Statewide curfew under discussion as multiple Hawaii ICUs operate at or above capacity
HONOLULU (HawaiiNewsNow) - The situation inside Hawaii’s hospitals is becoming more dire by the day. Staff shortages aren’t the only problem.
Leaders say a number of hospitals across the state have intensive care units running at or above capacity.
“We have a number of hospitals with ICUs running at 120 to 150% of capacity,” said Healthcare Association of Hawaii CEO Hilton Raethel. “We have patients backed up in a number of our EDs (emergency departments) waiting for beds.”
Lt. Gov. Josh Green says that includes the Queen’s Medical Center.
“Here on Oahu, our trauma center at Queen’s, they are full. They have no ICU beds left,” said Green. “So if there are car accidents or major heart attacks, they’re going to have to do their best to use their surgical facilities and other rooms to accommodate the service.”
He says hospitals are asking elected officials for more rules to help curb the need for emergency care.

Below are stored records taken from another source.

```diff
@@ -453,21 +463,22 @@
   X(BN, false, false, false, epi_bias_res) X(BN, false, false, false, epi_bias_stats)                                     \
   X(BN, false, false, false, epi_bias_res_stats) X(BN, false, false, false, epi_bias_gate_res_stats)                      \
   X(BN, false, false, false, epi_ln_bias) X(BN, false, false, false, epi_ln_bias_orpb)
-#define GLG_GEMM_CONV(X, BN, CTA2, PP)                                                                                     \
-  X(BN, false, CTA2, PP, epi_bias) X(BN, false, CTA2, PP, epi_bias_rowbias) X(BN, false, CTA2, PP, epi_bias_res)
-
 #define GLG_GEMM_INSTANCES_BN64(X)                                                                                         \
   GLG_GEMM_GENERIC(X, 64, false, false, false) GLG_GEMM_GENERIC(X, 64, false, false, true)                                \
-  GLG_GEMM_UNET_COOP(X, 64) X(64, false, false, false, epi_bias_act) X(64, false, false, false, epi_bias_rowbias)         \
-  GLG_GEMM_CONV(X, 64, false, true)
+  GLG_GEMM_UNET_COOP(X, 64) X(64, false, false, false, epi_bias_act) X(64, false, false, false, epi_bias_rowbias)
 #define GLG_GEMM_INSTANCES_BN128(X)                                                                                        \
   GLG_GEMM_GENERIC(X, 128, false, false, false) GLG_GEMM_GENERIC(X, 128, false, true, false)                              \
   GLG_GEMM_GENERIC(X, 128, false, false, true) GLG_GEMM_GENERIC(X, 128, false, true, true)                                \
   GLG_GEMM_GENERIC(X, 128, true, false, true) GLG_GEMM_GENERIC(X, 128, true, true, true)                                  \
-  GLG_GEMM_UNET_COOP(X, 128) GLG_GEMM_CONV(X, 128, true, false) X(128, true, false, true, epi_ln_bias)
+  GLG_GEMM_UNET_COOP(X, 128) X(128, true, false, true, epi_ln_bias)
+#define GLG_GEMM_PP160(X)                                                                                                  \
+  X(160, false, false, true, epi_bias) X(160, false, false, true, epi_bias_f32) X(160, false, false, true, epi_bias_rowbias) \
+  X(160, false, false, true, epi_bias_res) X(160, false, false, true, epi_bias_stats)                                     \
+  X(160, false, false, true, epi_bias_res_stats) X(160, false, false, true, epi_bias_gate_res_stats)                      \
+  X(160, false, false, true, epi_ln_bias) X(160, false, false, true, epi_ln_bias_orpb)
 #define GLG_GEMM_INSTANCES_BN160(X)                                                                                        \
   GLG_GEMM_GENERIC(X, 160, false, false, false) GLG_GEMM_GENERIC(X, 160, false, true, false)                              \
-  GLG_GEMM_UNET_COOP(X, 160) GLG_GEMM_CONV(X, 160, true, false)
+  GLG_GEMM_UNET_COOP(X, 160) X(160, false, false, false, epi_bias_rowbias) GLG_GEMM_PP160(X)
 #define GLG_GEMM_INSTANCES_BN256(X)                                                                                        \
   GLG_GEMM_GENERIC(X, 256, false, false, false) GLG_GEMM_GENERIC(X, 256, false, true, false)                              \
   GLG_GEMM_GENERIC(X, 256, true, false, false) GLG_GEMM_GENERIC(X, 256, true, true, false)                                \
```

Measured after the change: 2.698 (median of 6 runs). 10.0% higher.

On Monday afternoon, Queen’s issued a statement detailing its current situation.
“Queen’s is accepting patients who need emergency care for treatment such as traumas, heart attacks, and strokes. In addition, our intensive care unit (ICU) capacity fluctuates on any given day and time,” said Jason Chang, Queen’s Health Systems chief operating officer, in the statement.
“At the time of this writing, our ICU at The Queen’s Medical Center-Punchbowl is at capacity. We remain committed to providing care by constantly evaluating our operations to ensure our doors remain open to those in need of emergency care. Additionally, we also have the capability to treat patients at The Queen’s Medical Center-West Oahu. Our highest priority is the safety of our patients and our caregivers.”
Meanwhile, the first wave of health care reinforcements from the mainland arrived on the Big Island on Monday morning.
On Monday, 11 nurses and a respiratory therapist reported to Hilo Medical Center.
On the opposite side of the island, 35 more frontline health care workers arrived at Kona Community Hospital.
Resources at both facilities had been stretched to the limit. The relief workers will spend the next eight weeks helping tend to each hospitals COVID patients.
“It allows our strained staff to rest. To get a day off. To get re-energized and be on the top of their game to care for our patients,” said Hilo Medical Center’s Director of Public Affairs Elena Cabatu.
Those reinforcements are the first of approximately 550 caregivers expected to touch down in the islands over the next few weeks. They’ll be helping hospitals across the state cope with severe staffing shortages.
The lieutenant governor says as of this morning, there were 321 COVID patients hospitalized across the state — 26 are vaccinated.
He says discussions are underway to reduce other kinds of cases coming into the system.
“Whether that’s curfews which have been recommended by some in the hospital community,” he said. “Because late-night accidents are when you get overflow at the hospitals, especially for trauma services.”
Back on the Big Island, officials at Kona Community Hospitals say they plan to increase the size of their newly created COVID wing.
“We’re talking about expanding that wall today to be able to accommodate more patients because in our emergency department we are seeing quite a few positives come through,” said Judy Donovan, the hospital’s director of marketing and strategic planning.
Cabatu says say the average length of stay for a COVID patient at Hilo Medical Center is four weeks, while the average stay for a non-COVID patient is four days.
“This should be one of top reasons for people to get vaccinated,” she said. “If not yourself, for the next person who has a heart attack or is in a bad car accident.”
Statewide, 61.3% of the population is fully vaccinated.